SUPPLIED DATA:
★ ★ ★ ★

# phoreproject/prysm

Measured on AMD Instinct MI355X. Metric: tree-hash leaves/sec @2^28 chunks (ssz.merkleHash, 32-B leaves), higher is better.
Workload: dtype u64 (Keccak lanes as u32 pairs)

## Files before the change

### prysm_amd/csrc/keccak_dev.hpp

```cpp
#pragma once
#include <hip/hip_runtime.h>
#include <stdint.h>

#include "plan_types.hpp"

namespace mk {

__constant__ uint32_t kRcLo[24] = {
    0x00000001u, 0x00008082u, 0x0000808Au, 0x80008000u, 0x0000808Bu, 0x80000001u,
    0x80008081u, 0x00008009u, 0x0000008Au, 0x00000088u, 0x80008009u, 0x8000000Au,
    0x8000808Bu, 0x0000008Bu, 0x00008089u, 0x00008003u, 0x00008002u, 0x00000080u,
    0x0000800Au, 0x8000000Au, 0x80008081u, 0x00008080u, 0x80000001u, 0x80008008u};
__constant__ uint32_t kRcHi[24] = {
    0x00000000u, 0x00000000u, 0x80000000u, 0x80000000u, 0x00000000u, 0x00000000u,
    0x80000000u, 0x80000000u, 0x00000000u, 0x00000000u, 0x00000000u, 0x00000000u,
    0x00000000u, 0x80000000u, 0x80000000u, 0x80000000u, 0x80000000u, 0x80000000u,
    0x00000000u, 0x80000000u, 0x80000000u, 0x80000000u, 0x00000000u, 0x80000000u};

__device__ __forceinline__ uint32_t xor3(uint32_t a, uint32_t b, uint32_t c) {
    return __builtin_amdgcn_bitop3_b32(a, b, c, 0x96);
}
__device__ __forceinline__ uint32_t chi3(uint32_t a, uint32_t b, uint32_t c) {
    return __builtin_amdgcn_bitop3_b32(a, b, c, 0xD2);
}
__device__ __forceinline__ uint32_t funnel(uint32_t hi, uint32_t lo, uint32_t s) {
    return __builtin_amdgcn_alignbit(hi, lo, s);
}

template <int N>
__device__ __forceinline__ void rotl64(uint32_t lo, uint32_t hi, uint32_t& olo, uint32_t& ohi) {
    if constexpr (N == 0) {
        olo = lo;
        ohi = hi;
    } else if constexpr (N == 32) {
        olo = hi;
        ohi = lo;
    } else if constexpr (N < 32) {
        ohi = funnel(hi, lo, 32 - N);
        olo = funnel(lo, hi, 32 - N);
    } else {
        ohi = funnel(lo, hi, 64 - N);
        olo = funnel(hi, lo, 64 - N);
    }
}

struct State {
    uint32_t lo[25];
    uint32_t hi[25];
};

__device__ __forceinline__ void zero(State& s) {
#pragma unroll
    for (int i = 0; i < 25; ++i) {
        s.lo[i] = 0u;
        s.hi[i] = 0u;
    }
}

#define MK_RHO(i)                                                                          \
    ((i) == 0 ? 0 : (i) == 1 ? 1 : (i) == 2 ? 62 : (i) == 3 ? 28 : (i) == 4 ? 27          \
   : (i) == 5 ? 36 : (i) == 6 ? 44 : (i) == 7 ? 6 : (i) == 8 ? 55 : (i) == 9 ? 20          \
   : (i) == 10 ? 3 : (i) == 11 ? 10 : (i) == 12 ? 43 : (i) == 13 ? 25 : (i) == 14 ? 39    \
   : (i) == 15 ? 41 : (i) == 16 ? 45 : (i) == 17 ? 15 : (i) == 18 ? 21 : (i) == 19 ? 8    \
   : (i) == 20 ? 18 : (i) == 21 ? 2 : (i) == 22 ? 61 : (i) == 23 ? 56 : 14)

template <int I>
__device__ __forceinline__ void rho_pi_one(const State& a, uint32_t (&blo)[25], uint32_t (&bhi)[25]) {
    constexpr int x = I % 5, y = I / 5;
    constexpr int dst = y + 5 * ((2 * x + 3 * y) % 5);
    rotl64<MK_RHO(I)>(a.lo[I], a.hi[I], blo[dst], bhi[dst]);
}

template <int... Is>
__device__ __forceinline__ void rho_pi_all(const State& a, uint32_t (&blo)[25], uint32_t (&bhi)[25],
                                           std::integer_sequence<int, Is...>) {
    (rho_pi_one<Is>(a, blo, bhi), ...);
}

__device__ __forceinline__ uint32_t ax3(uint32_t a, uint32_t b, uint32_t c) {
    uint32_t r;
    asm volatile("v_bitop3_b32 %0, %1, %2, %3 bitop3:0x96" : "=v"(r) : "v"(a), "v"(b), "v"(c));
    return r;
}
__device__ __forceinline__ uint32_t achi(uint32_t a, uint32_t b, uint32_t c) {
    uint32_t r;
    asm volatile("v_bitop3_b32 %0, %1, %2, %3 bitop3:0xd2" : "=v"(r) : "v"(a), "v"(b), "v"(c));
    return r;
}
template <int S>
__device__ __forceinline__ uint32_t aalign(uint32_t hi, uint32_t lo) {
    uint32_t r;
    asm volatile("v_alignbit_b32 %0, %1, %2, %3" : "=v"(r) : "v"(hi), "v"(lo), "i"(S));
    return r;
}
__device__ __forceinline__ uint32_t axs(uint32_t a, uint32_t s) {
    uint32_t r;
    asm volatile("v_xor_b32 %0, %1, %2" : "=v"(r) : "s"(s), "v"(a));
    return r;
}
template <int N>
__device__ __forceinline__ void arot(uint32_t lo, uint32_t hi, uint32_t& olo, uint32_t& ohi) {
    if constexpr (N == 0) {
        olo = lo;
        ohi = hi;
    } else if constexpr (N < 32) {
        ohi = aalign<32 - N>(hi, lo);
        olo = aalign<32 - N>(lo, hi);
    } else {
        ohi = aalign<64 - N>(lo, hi);
        olo = aalign<64 - N>(hi, lo);
    }
}
template <int I>
__device__ __forceinline__ void arho(const State& a, uint32_t (&blo)[25], uint32_t (&bhi)[25]) {
    constexpr int x = I % 5, y = I / 5;
    constexpr int dst = y + 5 * ((2 * x + 3 * y) % 5);
    arot<MK_RHO(I)>(a.lo[I], a.hi[I], blo[dst], bhi[dst]);
}
template <int... Is>
__device__ __forceinline__ void arho_all(const State& a, uint32_t (&blo)[25], uint32_t (&bhi)[25],
                                         std::integer_sequence<int, Is...>) {
    (arho<Is>(a, blo, bhi), ...);
}
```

★ ★ ★ ★

Which lines of the data include the string "void"? Copy each of them.

ANSWER AREA:
__device__ __forceinline__ void rotl64(uint32_t lo, uint32_t hi, uint32_t& olo, uint32_t& ohi) {
__device__ __forceinline__ void zero(State& s) {
__device__ __forceinline__ void rho_pi_one(const State& a, uint32_t (&blo)[25], uint32_t (&bhi)[25]) {
__device__ __forceinline__ void rho_pi_all(const State& a, uint32_t (&blo)[25], uint32_t (&bhi)[25],
__device__ __forceinline__ void arot(uint32_t lo, uint32_t hi, uint32_t& olo, uint32_t& ohi) {
__device__ __forceinline__ void arho(const State& a, uint32_t (&blo)[25], uint32_t (&bhi)[25]) {
__device__ __forceinline__ void arho_all(const State& a, uint32_t (&blo)[25], uint32_t (&bhi)[25],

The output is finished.